Requirement
For this exercise, restate the data below with no change at all.

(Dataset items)
__device__ __noinline__ void pers_factor_dense(double* A, double* Li, int* ibuf, int m, long long* tacc, bool timing) {
  constexpr int N = kCluN;
  const int t = threadIdx.x;
  PERS_TICK(7)
  double* invd = Li;
  {
    typedef double v4d __attribute__((ext_vector_type(4)));
    const int lane = t & (kWave - 1), wave = __builtin_amdgcn_readfirstlane(t / kWave);
    const int i16 = lane & 15, kq = lane >> 4;
    for (int T = 0; T < 6 && 16 * T < m; T++) {
      const int b0 = 16 * T;
      const int r0 = b0 + 16;
      if (wave < 2) {
        const int rl = lane & 15;
        const int prow = r0 + 48 * wave + (lane - 16);
        const bool is_panel = lane >= 16;
        const int rowi = is_panel ? min(prow, N - 1) : b0 + rl;
        double row[16];
#pragma unroll
        for (int k = 0; k < 16; k++) row[k] = A[rowi * N + b0 + k];
        bool bad = false;
#pragma unroll
        for (int c = 0; c < 16; c++) {
          double sv = row[c];
#pragma unroll
          for (int k = 0; k < c; k++) sv = fma(-row[k], pers_bcast(row[k], c), sv);
          double dd = pers_bcast(sv, c);
          if (!(dd > 0.0)) { bad = true; dd = 1.0; }
          const double inv = rsqrt(dd);
// ... 525 lines not shown
        if (t == c) xres = xc;
      }
      xv[16 * I + t] = xres;
    }
    __syncthreads();
#pragma unroll
    for (int s = 0; s < kCRSlots; s++) {
      const int ij = CR_TIJ(s);
      if ((ij >> 8) == I && (ij & 255) < I) {
        const int J = ij & 255;
        double pv = 0.0;
#pragma unroll
        for (int r = 0; r < 4; r++) pv = fma(acc[s][r], xv[16 * I + kq + 4 * r], pv);
        pv = lanex::add_partner<16>(pv);
        pv = lanex::add_partner<32>(pv);
        if (kq == 0) yv[16 * J + i16] -= pv;
      }
    }
    __syncthreads();
  }
  if (t < n) d.x[t] = xv[t];
  CR_TICK(2)
  {
    double sc = 0;
    if (t < Cp) {
      const int c = d.slot_cam[t];
      double u[6];
#pragma unroll
      for (int q = 0; q < 6; q++) u[q] = xv[6 * t + q];
      const BaPose Tc = ba_load_pose(d.cam[cur] + 7 * (size_t)c);
      const BaPose Tn = ba_oplus(u, Tc);
      ba_store_pose(d.cam[cur ^ 1] + 7 * (size_t)c, Tn);
#pragma unroll
      for (int q = 0; q < 6; q++) sc += u[q] * ((add_lambda_term ? lambda * u[q] : 0.0) + d.bp[6 * (size_t)t + q]);
    }
    if (t < kWave) {
      const double s = wave_sum(sc);
      if (t == 0) d.part_cam[0] = ((s + 0.0) + 0.0) + 0.0;
    }
  }
  CR_TICK(3)
  if (dbg && t == 0) dbg[7] += 1;
#undef CR_TICK
#undef CR_TIJ
  if (t == 0) { d.pcg_flag[0] = 1; d.pcg_flag[1] = 1; d.pcg_flag[2] = ibuf[1]; d.pcg_flag[3] = 0; }
}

Response area
__device__ __noinline__ void pers_factor_dense(double* A, double* Li, int* ibuf, int m, long long* tacc, bool timing) {
  constexpr int N = kCluN;
  const int t = threadIdx.x;
  PERS_TICK(7)
  double* invd = Li;
  {
    typedef double v4d __attribute__((ext_vector_type(4)));
    const int lane = t & (kWave - 1), wave = __builtin_amdgcn_readfirstlane(t / kWave);
    const int i16 = lane & 15, kq = lane >> 4;
    for (int T = 0; T < 6 && 16 * T < m; T++) {
      const int b0 = 16 * T;
      const int r0 = b0 + 16;
      if (wave < 2) {
        const int rl = lane & 15;
        const int prow = r0 + 48 * wave + (lane - 16);
        const bool is_panel = lane >= 16;
        const int rowi = is_panel ? min(prow, N - 1) : b0 + rl;
        double row[16];
#pragma unroll
        for (int k = 0; k < 16; k++) row[k] = A[rowi * N + b0 + k];
        bool bad = false;
#pragma unroll
        for (int c = 0; c < 16; c++) {
          double sv = row[c];
#pragma unroll
          for (int k = 0; k < c; k++) sv = fma(-row[k], pers_bcast(row[k], c), sv);
          double dd = pers_bcast(sv, c);
          if (!(dd > 0.0)) { bad = true; dd = 1.0; }
          const double inv = rsqrt(dd);
// ... 525 lines not shown
        if (t == c) xres = xc;
      }
      xv[16 * I + t] = xres;
    }
    __syncthreads();
#pragma unroll
    for (int s = 0; s < kCRSlots; s++) {
      const int ij = CR_TIJ(s);
      if ((ij >> 8) == I && (ij & 255) < I) {
        const int J = ij & 255;
        double pv = 0.0;
#pragma unroll
        for (int r = 0; r < 4; r++) pv = fma(acc[s][r], xv[16 * I + kq + 4 * r], pv);
        pv = lanex::add_partner<16>(pv);
        pv = lanex::add_partner<32>(pv);
        if (kq == 0) yv[16 * J + i16] -= pv;
      }
    }
    __syncthreads();
  }
  if (t < n) d.x[t] = xv[t];
  CR_TICK(2)
  {
    double sc = 0;
    if (t < Cp) {
      const int c = d.slot_cam[t];
      double u[6];
#pragma unroll
      for (int q = 0; q < 6; q++) u[q] = xv[6 * t + q];
      const BaPose Tc = ba_load_pose(d.cam[cur] + 7 * (size_t)c);
      const BaPose Tn = ba_oplus(u, Tc);
      ba_store_pose(d.cam[cur ^ 1] + 7 * (size_t)c, Tn);
#pragma unroll
      for (int q = 0; q < 6; q++) sc += u[q] * ((add_lambda_term ? lambda * u[q] : 0.0) + d.bp[6 * (size_t)t + q]);
    }
    if (t < kWave) {
      const double s = wave_sum(sc);
      if (t == 0) d.part_cam[0] = ((s + 0.0) + 0.0) + 0.0;
    }
  }
  CR_TICK(3)
  if (dbg && t == 0) dbg[7] += 1;
#undef CR_TICK
#undef CR_TIJ
  if (t == 0) { d.pcg_flag[0] = 1; d.pcg_flag[1] = 1; d.pcg_flag[2] = ibuf[1]; d.pcg_flag[3] = 0; }
}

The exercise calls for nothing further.